■ RECORDS SHOWN:
○ ○ ○ ○
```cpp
int flx_phred_long_detect(flx_ctx *ctx, const PhredArgs &a, uint64_t plane_bytes, PhredLong *lp) {
    *lp = PhredLong();
    lp->plane_bytes = plane_bytes;
    long long t0 = PHRED_LONG_FLOOR;
    const char *env = getenv("FLX_PHRED_LONG_MIN");
    if (env) {
        char *end = nullptr;
        errno = 0;
        const unsigned long long v = strtoull(env, &end, 10);
        if (!*env || *end || errno || env[0] == '-' || env[0] == '+' || env[0] == ' ')
            return flx_fail(ctx, FLX_ERR_INVALID, "FLX_PHRED_LONG_MIN=%s: expected a non-negative integer (bases)", env);
        if (v == 0 || v > 0x7fffffffull) return FLX_OK;
        t0 = (long long)v;
        lp->forced = true;
    }
    void *w;
    FLX_CHECK(flx_workspace(ctx, 3, 4096, &w));
    lp->d_counts = (unsigned long long *)w;
    lp->t0 = (int)t0;
    FLX_HIP(ctx, hipMemsetAsync(w, 0, sizeof lp->h_counts, ctx->stream));
    const unsigned grid = (unsigned)std::min<uint64_t>((a.n_reads + 255) / 256, 2048);
    hipLaunchKernelGGL(flx_score_phred_long_find, dim3(grid), dim3(256), 0, ctx->stream, a.lengths, a.n_reads, a.ws, (int)t0,
                       lp->forced ? 1 : PHRED_LONG_NB, lp->d_counts);
    FLX_HIP(ctx, hipGetLastError());
    lp->on = true;
    return FLX_OK;
}

int flx_phred_long_fetch(flx_ctx *ctx, PhredLong *lp) {
    if (!lp || !lp->on || lp->fetched) return FLX_OK;
    FLX_HIP(ctx, hipMemcpyAsync(lp->h_counts, lp->d_counts, sizeof lp->h_counts, hipMemcpyDeviceToHost, ctx->stream));
    lp->fetched = true;
    return FLX_OK;
}
// ... 114 lines not shown
```

filtlong_amd/csrc/score_phred_regs.hip:

```cpp
#include <algorithm>

#include "flx_internal.h"
#include "score_phred_common.h"

using namespace flx_phred;

#ifndef FLX_REGS_PART
#define FLX_REGS_PART 0
#endif

namespace {

template <bool PRIV>
struct Tab {
    static constexpr int ROW = PRIV ? 256 : 8;
    static constexpr int ENTRIES = PRIV ? 129 : LUT_PAD;
    static constexpr int BYTES = ROW * ENTRIES;
    static constexpr int QOFF = 0;
    static constexpr int DOFF = BYTES;
    static constexpr int ZIDX = PRIV ? 128 : 256;
    static constexpr int SLOT0 = 2 * BYTES;
};

template <bool PRIV, int SEL>
// ... 66 lines not shown
}

__device__ __forceinline__ void funnel(const uint32_t (&p0)[4], const uint32_t (&p1)[4], int fD, uint32_t fsh, uint32_t (&tw)[4]) {
    const uint32_t x[8] = {p0[0], p0[1], p0[2], p0[3], p1[0], p1[1], p1[2], p1[3]};
#define FLX_FUN(D) _Pragma("unroll") for (int d = 0; d < 4; ++d) tw[d] = __builtin_amdgcn_alignbyte(x[(D) + d + 1], x[(D) + d], fsh);
    switch (fD) {
        case 0: FLX_FUN(0) break;
        case 1: FLX_FUN(1) break;
        case 2: FLX_FUN(2) break;
        case 3: FLX_FUN(3) break;
        default: tw[0] = x[4]; tw[1] = x[5]; tw[2] = x[6]; tw[3] = x[7]; break;
    }
#undef FLX_FUN
}

template <int A, bool PRIV, int WAVES>
__global__ void __launch_bounds__(WAVES * 64) flx_score_phred_regs(const PhredArgs a) {
    using T = Tab<PRIV>;
    if (a.use_private && (*a.use_private != 0u) != PRIV) return;
    constexpr int R = ((A + 5 + 3) / 4) * 4;
    constexpr int RR = R / 4;
    constexpr int H = (A + 1 + 3) / 4;
    constexpr int SLOT_BYTES = 8192;
    static_assert(H <= RR, "prologue must fit one ring revolution");
    extern __shared__ __attribute__((aligned(16))) unsigned char smem[];

    if (PRIV) {
        for (int i = threadIdx.x; i < 129 * 32; i += WAVES * 64) {
            const int e = i >> 5;
            const double q = e < 128 ? a.lut_q[e] : 0.0, d = e < 128 ? a.lut_d[e] : 0.0;
            *reinterpret_cast<double *>(smem + T::QOFF + i * 8) = q;
            *reinterpret_cast<double *>(smem + T::DOFF + i * 8) = d;
        }
    } else {
        for (int i = threadIdx.x; i < 257; i += WAVES * 64) {
            *reinterpret_cast<double *>(smem + T::QOFF + i * 8) = a.lut_q[i];
            *reinterpret_cast<double *>(smem + T::DOFF + i * 8) = a.lut_d[i];
        }
    }
    __syncthreads();

    const int lane = threadIdx.x & 63;
    const int wave = threadIdx.x >> 6;
    unsigned char *slot = smem + T::SLOT0 + wave * SLOT_BYTES;
    const uint32_t slot_lds = (uint32_t)__builtin_amdgcn_readfirstlane((int)(T::SLOT0 + wave * SLOT_BYTES));
    const unsigned char *my_row = slot + lane * 64;
    const int rot = lane >> 2;
    const uint32_t laneoff = (uint32_t)(lane & 31) * 8u;
    const uint32_t zaddr = PRIV ? (uint32_t)(T::ZIDX * T::ROW) + laneoff : (uint32_t)(T::ZIDX * T::ROW);
    const int ws = a.ws;
    const int B = ws & 15;
    const int fD = (16 - B) >> 2;
    const uint32_t fsh = (uint32_t)(16 - B) & 3u;
    const double ws_d = a.ws_d;

  for (;;) {
    unsigned int group = 0;
    if (lane == 0) group = atomicAdd(a.ticket, 1u);
// ... 148 lines not shown
#pragma unroll
            for (int k = 0; k < 4; ++k) {
                const int t = 4 * sr + k;
                const int Tp = 4 * r + k;
                if (16 * Tp >= Lmax) break;
                steady_piece(ring[t], ring[(t + R - A - 1) % R], ring[(t + R - A) % R], Tp);
            }
        }
    }
done:
    if (live) {
        finish_read(a, rid, L, s, mn);
        if (PRIV && (bad & 0x80808080u)) a.redo_list[atomicAdd(a.redo_count, 1u)] = rid;
    }
  }
}
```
○ ○ ○ ○
■ WHAT IS EXPECTED:
Give the data again, unchanged in every line.

■ RESPONSE BELOW:
```cpp
int flx_phred_long_detect(flx_ctx *ctx, const PhredArgs &a, uint64_t plane_bytes, PhredLong *lp) {
    *lp = PhredLong();
    lp->plane_bytes = plane_bytes;
    long long t0 = PHRED_LONG_FLOOR;
    const char *env = getenv("FLX_PHRED_LONG_MIN");
    if (env) {
        char *end = nullptr;
        errno = 0;
        const unsigned long long v = strtoull(env, &end, 10);
        if (!*env || *end || errno || env[0] == '-' || env[0] == '+' || env[0] == ' ')
            return flx_fail(ctx, FLX_ERR_INVALID, "FLX_PHRED_LONG_MIN=%s: expected a non-negative integer (bases)", env);
        if (v == 0 || v > 0x7fffffffull) return FLX_OK;
        t0 = (long long)v;
        lp->forced = true;
    }
    void *w;
    FLX_CHECK(flx_workspace(ctx, 3, 4096, &w));
    lp->d_counts = (unsigned long long *)w;
    lp->t0 = (int)t0;
    FLX_HIP(ctx, hipMemsetAsync(w, 0, sizeof lp->h_counts, ctx->stream));
    const unsigned grid = (unsigned)std::min<uint64_t>((a.n_reads + 255) / 256, 2048);
    hipLaunchKernelGGL(flx_score_phred_long_find, dim3(grid), dim3(256), 0, ctx->stream, a.lengths, a.n_reads, a.ws, (int)t0,
                       lp->forced ? 1 : PHRED_LONG_NB, lp->d_counts);
    FLX_HIP(ctx, hipGetLastError());
    lp->on = true;
    return FLX_OK;
}

int flx_phred_long_fetch(flx_ctx *ctx, PhredLong *lp) {
    if (!lp || !lp->on || lp->fetched) return FLX_OK;
    FLX_HIP(ctx, hipMemcpyAsync(lp->h_counts, lp->d_counts, sizeof lp->h_counts, hipMemcpyDeviceToHost, ctx->stream));
    lp->fetched = true;
    return FLX_OK;
}
// ... 114 lines not shown
```

filtlong_amd/csrc/score_phred_regs.hip:

```cpp
#include <algorithm>

#include "flx_internal.h"
#include "score_phred_common.h"

using namespace flx_phred;

#ifndef FLX_REGS_PART
#define FLX_REGS_PART 0
#endif

namespace {

template <bool PRIV>
struct Tab {
    static constexpr int ROW = PRIV ? 256 : 8;
    static constexpr int ENTRIES = PRIV ? 129 : LUT_PAD;
    static constexpr int BYTES = ROW * ENTRIES;
    static constexpr int QOFF = 0;
    static constexpr int DOFF = BYTES;
    static constexpr int ZIDX = PRIV ? 128 : 256;
    static constexpr int SLOT0 = 2 * BYTES;
};

template <bool PRIV, int SEL>
// ... 66 lines not shown
}

__device__ __forceinline__ void funnel(const uint32_t (&p0)[4], const uint32_t (&p1)[4], int fD, uint32_t fsh, uint32_t (&tw)[4]) {
    const uint32_t x[8] = {p0[0], p0[1], p0[2], p0[3], p1[0], p1[1], p1[2], p1[3]};
#define FLX_FUN(D) _Pragma("unroll") for (int d = 0; d < 4; ++d) tw[d] = __builtin_amdgcn_alignbyte(x[(D) + d + 1], x[(D) + d], fsh);
    switch (fD) {
        case 0: FLX_FUN(0) break;
        case 1: FLX_FUN(1) break;
        case 2: FLX_FUN(2) break;
        case 3: FLX_FUN(3) break;
        default: tw[0] = x[4]; tw[1] = x[5]; tw[2] = x[6]; tw[3] = x[7]; break;
    }
#undef FLX_FUN
}

template <int A, bool PRIV, int WAVES>
__global__ void __launch_bounds__(WAVES * 64) flx_score_phred_regs(const PhredArgs a) {
    using T = Tab<PRIV>;
    if (a.use_private && (*a.use_private != 0u) != PRIV) return;
    constexpr int R = ((A + 5 + 3) / 4) * 4;
    constexpr int RR = R / 4;
    constexpr int H = (A + 1 + 3) / 4;
    constexpr int SLOT_BYTES = 8192;
    static_assert(H <= RR, "prologue must fit one ring revolution");
    extern __shared__ __attribute__((aligned(16))) unsigned char smem[];

    if (PRIV) {
        for (int i = threadIdx.x; i < 129 * 32; i += WAVES * 64) {
            const int e = i >> 5;
            const double q = e < 128 ? a.lut_q[e] : 0.0, d = e < 128 ? a.lut_d[e] : 0.0;
            *reinterpret_cast<double *>(smem + T::QOFF + i * 8) = q;
            *reinterpret_cast<double *>(smem + T::DOFF + i * 8) = d;
        }
    } else {
        for (int i = threadIdx.x; i < 257; i += WAVES * 64) {
            *reinterpret_cast<double *>(smem + T::QOFF + i * 8) = a.lut_q[i];
            *reinterpret_cast<double *>(smem + T::DOFF + i * 8) = a.lut_d[i];
        }
    }
    __syncthreads();

    const int lane = threadIdx.x & 63;
    const int wave = threadIdx.x >> 6;
    unsigned char *slot = smem + T::SLOT0 + wave * SLOT_BYTES;
    const uint32_t slot_lds = (uint32_t)__builtin_amdgcn_readfirstlane((int)(T::SLOT0 + wave * SLOT_BYTES));
    const unsigned char *my_row = slot + lane * 64;
    const int rot = lane >> 2;
    const uint32_t laneoff = (uint32_t)(lane & 31) * 8u;
    const uint32_t zaddr = PRIV ? (uint32_t)(T::ZIDX * T::ROW) + laneoff : (uint32_t)(T::ZIDX * T::ROW);
    const int ws = a.ws;
    const int B = ws & 15;
    const int fD = (16 - B) >> 2;
    const uint32_t fsh = (uint32_t)(16 - B) & 3u;
    const double ws_d = a.ws_d;

  for (;;) {
    unsigned int group = 0;
    if (lane == 0) group = atomicAdd(a.ticket, 1u);
// ... 148 lines not shown
#pragma unroll
            for (int k = 0; k < 4; ++k) {
                const int t = 4 * sr + k;
                const int Tp = 4 * r + k;
                if (16 * Tp >= Lmax) break;
                steady_piece(ring[t], ring[(t + R - A - 1) % R], ring[(t + R - A) % R], Tp);
            }
        }
    }
done:
    if (live) {
        finish_read(a, rid, L, s, mn);
        if (PRIV && (bad & 0x80808080u)) a.redo_list[atomicAdd(a.redo_count, 1u)] = rid;
    }
  }
}
```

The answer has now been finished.